As seen in the above graph, the BernoulliNB
model performed the best in testing. This trend was observed across other Testing batch sizes as well.
From the above two graphs, it can be inferred that the Passive Aggresive Classifier while having a higher Training Accuracy, had a worse Test Accuracy which is an indicator of overfitting.
Due to this, we conclude that BernoulliNB is the most suitable model.
Models trained over various Batch Sizes were tested on the Test Set with a Batch Size of 1000
in order to get a standard accuracy unaffected by testing batch size. The only variable after this is done is the training batch size that the models were trained on.
-
From the above graphs we can see that the batch size doesn't really affect the accuracy of the model, it just changes the time of training and memory consumption. Also the PA classifier is slightly more affected by the batch size compared to the other models.
-
While considering KMeans plotting, we can see the trend of movement of centroids in the plane with the addition of each batch of data. At the end of the streaming, i.e. in the final batch, we can see that the points always cluster around the centroid for a given label.
We have searched through a few hyperparameters for each of the classifiers, keeping everything else the same. The plots for PA and SGD classifiers are below.
The c parameter (max step size) in PA being tuned clearly gives a better model overall i.e, c = 1 gives a better model than c = 5.
By comparing the penalty functions in SGD - L1 & L2 and we can conclude that L2 is better hyperparameter/penalty than L1.
- Considering the above plots and further analysis, we can conclude that the Naive Bayes is the best classifier for the given dataset and our device capabilities. It doesn't suffer from either overfitting or underfitting too much.
- From the graphs, it's obvious that clustering is not a good idea for the given dataset due the huge size of the vectorized text and its dimensionality.
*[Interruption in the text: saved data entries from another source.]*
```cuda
template<int CAP, bool STAGE>
__device__ __forceinline__ void hao_dp_kernel_body(const hao_chain_args &A, const hao_gent *list, const uint32_t *slow, const unsigned long long *slow_cnt)
{
	__shared__ int32_t l_f[CAP], l_p[CAP], l_tm[CAP], l_ii[CAP]; __shared__ int64_t l_t[CAP]; __shared__ hao_hit_t l_a[STAGE ? CAP : 1];
	__shared__ uint32_t l_cn[8]; __shared__ hao_chain_rec l_rec[HAO_MCOPY_MAX];
	const uint64_t n_slow = *slow_cnt;
	for (uint64_t b = blockIdx.x; b < n_slow; b += gridDim.x) {
		const hao_gent e = list[slow[b]];
		if (A.dbg_seq == 1) { if (hao_lane() == 0) hao_chain_generic(A, e.g); continue; }
		const hao_hit_t *ag = A.hits + e.start;
		if ((int64_t)e.n <= CAP) hao_dp_body<CAP, STAGE, true>(A, e, ag, l_f, l_p, l_tm, l_ii, l_t, l_a, l_cn, l_rec);
		else hao_dp_body<CAP, STAGE, false>(A, e, ag, l_f, l_p, l_tm, l_ii, l_t, l_a, l_cn, l_rec);
		HAO_WAVE_FENCE();
	}
}

template<int CAP, bool STAGE>
__global__ __launch_bounds__(64) void chain_dp_kernel(hao_chain_args A, const hao_gent *list, const uint32_t *slow, const unsigned long long *slow_cnt)
{ hao_dp_kernel_body<CAP, STAGE>(A, list, slow, slow_cnt); }
__global__ __launch_bounds__(64) __attribute__((amdgpu_waves_per_eu(4, 8))) void chain_dp128_kernel(hao_chain_args A, const hao_gent *list, const uint32_t *slow, const unsigned long long *slow_cnt)
{ hao_dp_kernel_body<128, true>(A, list, slow, slow_cnt); }

struct hao_cdesc {
	uint64_t src;
	uint64_t dst;
	uint32_t n, w0;
	uint32_t r, pad;
};
#define HAO_CD_OHITS (1ULL << 63)
__device__ __forceinline__ const hao_hit_t *hao_cd_src(const hao_cdesc &d, const hao_hit_t *hits, const hao_hit_t *ohits)
{ return ((d.src & HAO_CD_OHITS) ? ohits : hits) + (d.src & ~HAO_CD_OHITS); }

struct hao_asm_args {
	const uint64_t *g_start; const uint32_t *g_read; const uint8_t *g_cls; const uint64_t *g_off; uint64_t n_groups; uint64_t rid_lo;
	const hao_hit_t *ohits, *hits; const uint64_t *fcs; const hao_chain_rec *rec; const uint32_t *nch;
	const uint64_t *ch_base, *cl_base, *fc_base;
	hao_ovlp_t *ol; uint64_t *ol_fc_off; hao_cdesc *cd; uint64_t *fc;
};

__global__ __launch_bounds__(256) void chain_assemble_kernel(hao_asm_args A)
{
	const uint64_t g = (uint64_t)blockIdx.x * 256 + threadIdx.x; const int lane = hao_lane();
	const uint32_t n = g < A.n_groups ? A.nch[g] : 0;
	uint32_t r = 0; uint64_t ord0 = 0, cl0 = 0, gs = 0, chb = 0, clb = 0; uint32_t yid = 0;
	if (n) {
		r = A.g_read[g]; const uint64_t g0 = A.g_off[r];
		chb = A.ch_base[g]; clb = A.cl_base[g]; ord0 = chb - A.ch_base[g0]; cl0 = A.cl_base[g0]; gs = A.g_start[g];
		yid = HH_ID(A.hits[gs]);
	}
#pragma unroll
	for (uint32_t c = 0; c < HAO_MCOPY_MAX; ++c) {
		const bool has = c < n; uint32_t fl = 0; uint64_t fd = 0; const uint64_t *fs = nullptr;
		if (has) {
			const hao_chain_rec rc = A.rec[g * HAO_MCOPY_MAX + c];
// ... 767 lines not shown
```

### hifiasm_amd/csrc/hao_host.hpp

```cpp
#pragma once
#include <cmath>
#include <cstdint>
#include <vector>
#include "hao.h"

static int hao_adjust_to_prior(int prior, int top, int left, int right, int *peak_het)
{
	const int64_t cand[3] = { left, top, right };
	int best = -1; int64_t best_d = -1;
	for (int i = 0; i < 3; ++i) {
		if (cand[i] <= 0) continue;
		const int64_t d = cand[i] >= prior ? cand[i] - prior : prior - cand[i];
		if (best_d == -1 || d < best_d || (d == best_d && i == 1)) { best_d = d; best = i; }
	}
	if (best < 0) return prior;
	if (cand[best] < prior && (double)(prior - cand[best]) >= cand[best] * 0.51) { *peak_het = (int)cand[best]; return prior; }
	for (int i = best - 1; i >= 0; --i) if (cand[i] > 0) { *peak_het = (int)cand[i]; break; }
	return (int)cand[best];
}
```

Even in the graphs we are losing so much information due to the dimensionality reduction techniques used(PCA).
- Also given the Time-Space tradeoff, a batch size of 5000 was found to be best for our device configuration and available memory space. It best utilized the memory while not being too slow either.
- The Hashing vectorizer was used since it is not necessary to store the vocabulary dictionary in memory, for large data sets it is scalable in very little memory thus causing it to be highly efficient
- SGDClassifier was selected because It is easier to fit in the memory due to a single training example being processed by the network.
- Bernoulli Classifier was chosen since its the one of the few NaiveBayes classifiers which will take up Sparse Matrix as the parameter and thereby reducing the need to convert it into a full matrix
- PassiveAggressiveClassifiers were chosen because when working with memory-constrained devices, you may not able to keep all the training data in memory: passive-aggressive classifiers may help solve your memory problems.
- MiniBatchKMeans has the advantage of reducing the computational cost by not using all the dataset each iteration but a subsample of a fixed size.
- Learnt about and worked with Distributed File Systems such as Hadoop and their management.
- Worked with Data Streaming in order to work with large datasets which would not fit into memory otherwise.
- Learnt Incremental Learning and how it can be used to continuously improve models and also work with Data Streaming and Huge Datasets.
- Improved understanding of Machine Learning.